# EXERCISE DATA:
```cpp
template <int OPT, bool GEN, int TU, int LG, int MODE>
__device__ __forceinline__ double col_block(const ColArgs& a, size_t e, int deg, int slot, int l, int64_t t0, int64_t t1,
                                            double sP, double sPn, double fP, bool do_w, WAcc& wacc, double c_total = 0.0,
                                            double* hp = nullptr, int64_t nseg = 0, int PW = 0, int seg_stride = 0) {
  const ModelView& M = a.M;
  const OptView& O = a.O;
  double viol = 0.0;
  double2 stored = {0.0, 0.0}, g2 = {0.0, 0.0}, n2 = {0.0, 0.0}, p;
  if (OPT == OPT_SGD) {
    stored = dev::ld_stream(M.P + e);
    p.x = sP * stored.x;
    p.y = sP * stored.y;
  } else if (OPT == OPT_PSGD) {
    stored = dev::ld_stream(M.P + e);
    p = stored;
  } else {
    g2 = dev::ld_stream(O.G + e);
// ... 965 lines not shown
      s1[f] = load_stage(h1[f]);
    }
#pragma unroll
    for (int f = 0; f < NF; ++f) finish(h0[f], s0[f], G[f]);
#pragma unroll
    for (int f = 0; f < NF; ++f) {
      h0[f] = h1[f];
      h1[f] = h2[f];
      s0[f] = s1[f];
    }
  }
  viol = dev::wave_sum(viol);
  if (lane == 0) red[0][wv] = viol;
  __syncthreads();
  if (threadIdx.x == 0) {
    double v = 0.0;
    for (int w_ = 0; w_ < kWavesPerBlock; ++w_) v += red[0][w_];
    a.parts[a.nS + blockIdx.x] = v;
  }
  if (!closer) return;
  col_closer<OPT>(a, red);
}

__global__ void k_epoch_close(const double* __restrict__ parts, int n, double* __restrict__ out_acc);

template <int L, int SPLIT, int OPT, bool GEN>
static void launch_row(hipStream_t st, const RowArgs& ra, int mode, int n_cu, int* n_blocks) {
  const bool sing = ra.single != nullptr;
  constexpr int SPW = kWave / (L * SPLIT);
  const int nA = (ra.len + kWavesPerBlock * SPW - 1) / (kWavesPerBlock * SPW);
  *n_blocks = nA;
  constexpr bool CAN_HOLD = held_entries<L, SPLIT>() > 0;
  constexpr bool CAN_REG = CAN_HOLD && !GEN && OPT == OPT_SGD && L * SPLIT == kWave;
  if (CAN_REG && mode == 2 && ra.nt)
    hipLaunchKernelGGL((k_row_phase<L, SPLIT, OPT, GEN, (CAN_REG ? 4 : 0), false>), dim3(nA), dim3(kBlock), 0, st, ra);
  else if (CAN_REG && mode == 2)
    hipLaunchKernelGGL((k_row_phase<L, SPLIT, OPT, GEN, (CAN_REG ? 2 : 0), false>), dim3(nA), dim3(kBlock), 0, st, ra);
  else if (CAN_HOLD && mode == 3)
    hipLaunchKernelGGL((k_row_phase<L, SPLIT, OPT, GEN, (CAN_HOLD ? 3 : 0), false>), dim3(nA), dim3(kBlock), 0, st, ra);
  else if (CAN_HOLD && mode >= 1)
    hipLaunchKernelGGL((k_row_phase<L, SPLIT, OPT, GEN, (CAN_HOLD ? 1 : 0), false>), dim3(nA), dim3(kBlock), 0, st, ra);
  else if (sing && !GEN)
    hipLaunchKernelGGL((k_row_phase<L, SPLIT, OPT, GEN, 0, !GEN>), dim3(nA), dim3(kBlock), 0, st, ra);
  else
    hipLaunchKernelGGL((k_row_phase<L, SPLIT, OPT, GEN, 0, false>), dim3(nA), dim3(kBlock), 0, st, ra);
}

static int held_capacity(int L, int s) {
  const int lps = L * s;
  const int e = lps >= kWave ? 1 : (lps >= 8 ? (kWave / lps > 4 ? 4 : kWave / lps) : 0);
  return e * lps;
}

template <int L, int OPT, bool GEN>
static int run_batches(nfm_ctx* ctx, const CsrView& X, const ModelView& M, const OptView& O, const Plan& P, MbWork& W,
                       int TA) {
  constexpr int R = kWave / L;
  hipStream_t st = ctx->stream;
  const double* Stab = W.Stab.as<double>();
  const double* Dtab = W.Dtab.as<double>();
  const double* it0p = W.itbuf.as<double>();
  const double avg_row = X.n > 0 ? (double)X.nnz / (double)X.n + M.n_aug : 0.0;
  const size_t partsB_half = W.partsB.bytes / sizeof(double) / 2;
  const char* tu_env = getenv("NFM_TU");
  const int tu = tu_env ? atoi(tu_env) : 2;
  const bool have_singles = !GEN && P.use_singles;
  static const int stream_env = getenv("NFM_STREAM") ? atoi(getenv("NFM_STREAM")) : -1;
  const size_t table_bytes = sizeof(double) * (size_t)M.nb * M.da * M.Kp * (OPT == OPT_ADAGRAD ? 3 : 1);
  const bool stream_rows = stream_env >= 0 ? stream_env != 0 : (have_singles && table_bytes > ((size_t)384 << 20));
  static const bool env_kernel = getenv("NFM_SINGLES_KERNEL") && atoi(getenv("NFM_SINGLES_KERNEL")) != 0;
  const bool singles_in_row = have_singles && !env_kernel;
  const bool singles_in_col = have_singles && !singles_in_row;
  int n_prev = 0;
  const int64_t b_first = std::min(W.batch_begin, P.n_batches), b_last = W.batch_end < 0 ? P.n_batches : std::min(W.batch_end, P.n_batches);
  for (int64_t b = b_first; b < b_last; ++b) {
    const int64_t p0 = P.bat_pos[b];
    const int len = (int)(P.bat_pos[b + 1] - p0);
    const int use_stored = (OPT == OPT_PSGD || (OPT == OPT_ADAGRAD && P.first_singleton && b == 0)) ? 1 : 0;
    const double it_b = OPT == OPT_PSGD ? (double)b : (double)p0;
    constexpr int ROPT = OPT == OPT_PSGD ? OPT_ADAGRAD : OPT;
    const int split = choose_split(L, len, avg_row, ctx->n_cu);
    auto mode_for = [&](int s_used) {
      static const bool held_on = !(getenv("NFM_HELD") && atoi(getenv("NFM_HELD")) == 0);
      static const bool reg_on = !(getenv("NFM_NQ") && atoi(getenv("NFM_NQ")) == 0);
      if (!held_on || held_capacity(L, s_used) == 0 || M.nb == 0) return 0;
      if (X.max_row + M.n_aug > held_capacity(L, s_used)) return 3;
      if (!GEN && reg_on && OPT == OPT_SGD && singles_in_row && L * s_used == kWave) return 2;
      return 1;
    };
    int nA;
    {
      RowArgs ra{X, M, O, P.has_perm ? P.perm.as<int64_t>() : nullptr, P.begin, p0, len, use_stored, TA, stream_rows ? 1 : 0, it_b, it0p,
                 OPT == OPT_SGD ? Stab + 2 * b : M.sc, OPT == OPT_SGD ? Stab + 2 * (b + 1) : M.sc,
                 singles_in_row ? P.toff.as<int64_t>() : nullptr,
                 singles_in_row ? P.single.as<uint8_t>() : nullptr, W.Abuf.as<double>(), W.rec.as<SampleRec>(),
                 W.partsA.as<PartA>()};
      TimedLaunch tl(ctx, "row_phase");
      int s_used;
      static const bool ada2_on = !(getenv("NFM_ADA2") && atoi(getenv("NFM_ADA2")) == 0);
      if (OPT == OPT_ADAGRAD && !GEN && L == 32 && ada2_on && singles_in_row && !use_stored && X.max_row + M.n_aug <= 64) {
        nA = (len + 1) / 2;
        if (stream_rows)
          hipLaunchKernelGGL((k_row_phase_ada2<OPT_ADAGRAD, true>), dim3(nA), dim3(kBlock), 0, st, ra);
        else
          hipLaunchKernelGGL((k_row_phase_ada2<OPT_ADAGRAD, false>), dim3(nA), dim3(kBlock), 0, st, ra);
        s_used = 2;
      } else
      if (R >= 16 && split >= 16) { launch_row<L, (R >= 16 ? 16 : R), ROPT, GEN>(st, ra, mode_for(R >= 16 ? 16 : R), ctx->n_cu, &nA); s_used = R >= 16 ? 16 : R; }
      else if (R >= 8 && split >= 8) { launch_row<L, (R >= 8 ? 8 : R), ROPT, GEN>(st, ra, mode_for(R >= 8 ? 8 : R), ctx->n_cu, &nA); s_used = R >= 8 ? 8 : R; }
      else if (R >= 4 && split >= 4) { launch_row<L, (R >= 4 ? 4 : R), ROPT, GEN>(st, ra, mode_for(R >= 4 ? 4 : R), ctx->n_cu, &nA); s_used = R >= 4 ? 4 : R; }
      else if (R >= 2 && split >= 2) { launch_row<L, (R >= 2 ? 2 : R), ROPT, GEN>(st, ra, mode_for(R >= 2 ? 2 : R), ctx->n_cu, &nA); s_used = R >= 2 ? 2 : R; }
      else { launch_row<L, 1, ROPT, GEN>(st, ra, mode_for(1), ctx->n_cu, &nA); s_used = 1; }
      (void)s_used;
    }
    const int64_t u0 = P.bat_uoff[b], u1 = P.bat_uoff[b + 1];
    const int per_block = kWavesPerBlock * R;
    int nB = (int)((u1 - u0 + per_block - 1) / per_block);
    static const bool col_pipe_env = !(getenv("NFM_COL_PIPE") && atoi(getenv("NFM_COL_PIPE")) == 0);
    const bool col_pipe = col_pipe_env && !GEN && M.nb == 1 && OPT != OPT_PSGD;
    static const int col_occ = [] {
      int nb_ = 0, np_ = 0;
      if (hipOccupancyMaxActiveBlocksPerMultiprocessor(&nb_, k_col_phase<L, OPT, GEN, 2, true>, kBlock, 0) != hipSuccess || nb_ < 1) nb_ = 8;
      if (!GEN && OPT != OPT_PSGD && col_pipe_env &&
          hipOccupancyMaxActiveBlocksPerMultiprocessor(&np_, k_col_sparse<L, (OPT == OPT_PSGD ? OPT_SGD : OPT)>, kBlock, 0) == hipSuccess && np_ >= 1)
        nb_ = np_;
      return nb_;
    }();
    static const int col_wg_per_cu = getenv("NFM_COL_WG") ? atoi(getenv("NFM_COL_WG")) : col_occ;
    static const int cap_sets = getenv("NFM_COL_CAP_SETS") ? atoi(getenv("NFM_COL_CAP_SETS")) : 4;
    const bool nB_capped = tu == 2 && col_wg_per_cu > 0 && nB > cap_sets * ctx->n_cu * col_wg_per_cu;
    if (nB_capped) nB = ctx->n_cu * col_wg_per_cu;
    nB += 1;
    const int nS = singles_in_col ? (len + kWavesPerBlock - 1) / kWavesPerBlock : 0;
    double* parts_cur = W.partsB.as<double>() + (b & 1) * partsB_half;
    const double* parts_prev = W.partsB.as<double>() + ((b + 1) & 1) * partsB_half;
    {
      ColArgs ca{X, M, O, P.has_perm ? P.perm.as<int64_t>() : nullptr, singles_in_col ? P.toff.as<int64_t>() : nullptr,
                 singles_in_col ? P.single.as<uint8_t>() : nullptr, P.begin, p0, len, nS,
                 P.ucol.as<int32_t>(), P.uptr.as<int64_t>(), P.ucol_s.as<int32_t>(), P.ubeg_s.as<int64_t>(), P.ucnt_s.as<int32_t>(),
                 P.tpos.as<int32_t>(), P.tx.as<double>(), u0, u1,
                 OPT == OPT_SGD ? Stab + 2 * b : M.sc, OPT == OPT_SGD ? Stab + 2 * (b + 1) : M.sc,
                 OPT == OPT_SGD ? Dtab + 4 * b : nullptr,
                 OPT == OPT_SGD ? W.Ftab.as<double>() + (size_t)b * 2 * kFtab : nullptr, W.Abuf.as<double>(),
                 W.rec.as<SampleRec>(), parts_cur, W.partsA.as<PartA>(), parts_prev, W.out_acc.as<double>(), it_b,
                 (double)len, it0p, TA, use_stored, nA, n_prev};
      if (nS > 0) {
        TimedLaunch tls(ctx, "singles");
        hipLaunchKernelGGL((k_singles<L, OPT>), dim3(nS), dim3(kBlock), 0, st, ca);
      }
      TimedLaunch tl(ctx, "col_phase");
      const bool strided = nB_capped;
      if (tu == 1 && OPT != OPT_PSGD)
        hipLaunchKernelGGL((k_col_phase<L, (OPT == OPT_PSGD ? OPT_SGD : OPT), GEN, 1, false>), dim3(nB), dim3(kBlock), 0, st, ca);
      else if (tu == 4 && OPT != OPT_PSGD)
        hipLaunchKernelGGL((k_col_phase<L, (OPT == OPT_PSGD ? OPT_SGD : OPT), GEN, 4, false>), dim3(nB), dim3(kBlock), 0, st, ca);
      else if (strided && col_pipe)
        hipLaunchKernelGGL((k_col_sparse<L, (OPT == OPT_PSGD ? OPT_SGD : OPT)>), dim3(nB), dim3(kBlock), 0, st, ca);
      else if (strided)
        hipLaunchKernelGGL((k_col_phase<L, OPT, GEN, 2, true>), dim3(nB), dim3(kBlock), 0, st, ca);
      else
        hipLaunchKernelGGL((k_col_phase<L, OPT, GEN, 2, false>), dim3(nB), dim3(kBlock), 0, st, ca);
    }
    int nH = 0;
    if (M.nb > 0 && P.bat_hoff[b + 1] > P.bat_hoff[b]) {
      const int PW = 2 * M.Kp + 4;
      HeavyArgs ha{P.hv_u.as<int64_t>(), P.hv_seg0.as<int64_t>(), P.bat_hoff[b], P.bat_hoff[b + 1], P.bat_soff[b],
                   P.bat_soff[b + 1], W.hpart.as<double>(), parts_cur + nS + nB, PW, 0};
      ColArgs ca{X, M, O, P.has_perm ? P.perm.as<int64_t>() : nullptr, nullptr, nullptr, P.begin, p0, len, nS,
                 P.ucol.as<int32_t>(), P.uptr.as<int64_t>(), P.ucol_s.as<int32_t>(), P.ubeg_s.as<int64_t>(), P.ucnt_s.as<int32_t>(),
                 P.tpos.as<int32_t>(), P.tx.as<double>(), u0, u1,
                 OPT == OPT_SGD ? Stab + 2 * b : M.sc, OPT == OPT_SGD ? Stab + 2 * (b + 1) : M.sc,
                 OPT == OPT_SGD ? Dtab + 4 * b : nullptr,
                 OPT == OPT_SGD ? W.Ftab.as<double>() + (size_t)b * 2 * kFtab : nullptr, W.Abuf.as<double>(),
                 W.rec.as<SampleRec>(), parts_cur, W.partsA.as<PartA>(), parts_prev, W.out_acc.as<double>(), it_b,
                 (double)len, it0p, TA, use_stored, nA, n_prev};
      const int nsb = (int)((ha.s1 - ha.s0 + per_block - 1) / per_block);
      nH = (int)((ha.h1 - ha.h0 + kWavesPerBlock - 1) / kWavesPerBlock);
      {
        TimedLaunch tl(ctx, "heavy_partial");
        hipLaunchKernelGGL((k_heavy_partial<L, OPT, GEN>), dim3(nsb), dim3(kBlock), 0, st, ca, ha);
      }
      TimedLaunch tl(ctx, "heavy_apply");
      hipLaunchKernelGGL((k_heavy_apply<L, OPT, GEN>), dim3(nH), dim3(kBlock), 0, st, ca, ha);
    }
    n_prev = nB + nS + nH;
    if (OPT == OPT_PSGD && O.gradP == nullptr) launch_psgd_step(ctx, M, O, W, it0p, it_b);
    if (W.after_batch) {
      const bool cut = W.seg_recording && W.is_sync && W.is_sync(b);
      if (cut) NFM_TRY(W.seg_cut_here(ctx, b));
      NFM_TRY(W.after_batch(b));
      if (cut) NFM_TRY(W.seg_resume(ctx));
    }
  }
  if (b_last > b_first) {
    const double* parts_last = W.partsB.as<double>() + ((b_last - 1) & 1) * partsB_half;
    hipLaunchKernelGGL(k_epoch_close, dim3(1), dim3(kBlock), 0, st, parts_last, n_prev, W.out_acc.as<double>());
  }
  NFM_HIP_CHECK(hipGetLastError());
// ... 5 lines not shown
```

nimfm_amd/csrc/plan.h:

```cpp
#pragma once
#include "common.h"

namespace nfm {

struct Plan {
  uint64_t serial = 0;
  uint64_t ds_uid = 0;
  int64_t ds_nnz = -1;
  int64_t begin = 0, end = 0, batch = 0;
  int n_aug = 0;
  bool first_singleton = false, has_perm = false, use_singles = false;
  int64_t n_batches = 0, U = 0, T = 0, TM = 0, max_batch = 0, max_unique = 0;
  std::vector<int64_t> bat_pos;
  std::vector<int64_t> bat_uoff;
  DevBuf perm;
  DevBuf bat_pos_dev;
  DevBuf ucol;
  DevBuf uptr;
  DevBuf ucol_s;
  DevBuf ubeg_s;
  DevBuf ucnt_s;
  DevBuf tpos;
  DevBuf tx;
  DevBuf tq;
  DevBuf toff;
  DevBuf single;
  int64_t H = 0, HS = 0;
  std::vector<int64_t> bat_hoff;
  std::vector<int64_t> bat_soff;
  int64_t max_heavy = 0, max_segs = 0;
  DevBuf hv_u;
  DevBuf hv_seg0;
  void release();
};

struct CscIndex {
  bool built = false, usable = false;
// ... 31 lines not shown
```

nimfm_amd/csrc/plan.hip:

```cpp
#include <hipcub/hipcub.hpp>
#include <type_traits>

#include <stdlib.h>

#include <atomic>

#include "plan.h"

namespace nfm {

void Plan::release() {
  perm.release();
  bat_pos_dev.release();
  ucol.release();
  uptr.release();
  ucol_s.release();
  ubeg_s.release();
  ucnt_s.release();
  tpos.release();
  tx.release();
  tq.release();
  toff.release();
  single.release();
  hv_u.release();
  hv_seg0.release();
  bat_hoff.clear();
  bat_soff.clear();
  H = HS = max_heavy = max_segs = 0;
  bat_pos.clear();
  bat_uoff.clear();
  n_batches = U = T = TM = 0;
}

__device__ __forceinline__ int64_t batch_of(int64_t rel, int64_t batch, int first_singleton) {
  if (first_singleton) return rel == 0 ? 0 : 1 + (rel - 1) / batch;
  return rel / batch;
}
__device__ __forceinline__ int64_t batch_start(int64_t b, int64_t batch, int first_singleton) {
  if (first_singleton) return b == 0 ? 0 : 1 + (b - 1) * batch;
  return b * batch;
}

__global__ void k_perm_range(int64_t ns, const int64_t* __restrict__ perm, int64_t n, unsigned long long* __restrict__ bad) {
  unsigned long long c = 0;
  for (int64_t r = (int64_t)blockIdx.x * blockDim.x + threadIdx.x; r < ns; r += (int64_t)gridDim.x * blockDim.x)
    c += (perm[r] < 0 || perm[r] >= n) ? 1 : 0;
  if (c) atomicAdd(bad, c);
}
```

# WHAT THIS TASK INVOLVES:
Wherever the string "void" appears in the entries, copy that line.

# RESPONSE TO THIS TASK:
__global__ void k_epoch_close(const double* __restrict__ parts, int n, double* __restrict__ out_acc);
static void launch_row(hipStream_t st, const RowArgs& ra, int mode, int n_cu, int* n_blocks) {
      (void)s_used;
  void release();
void Plan::release() {
__global__ void k_perm_range(int64_t ns, const int64_t* __restrict__ perm, int64_t n, unsigned long long* __restrict__ bad) {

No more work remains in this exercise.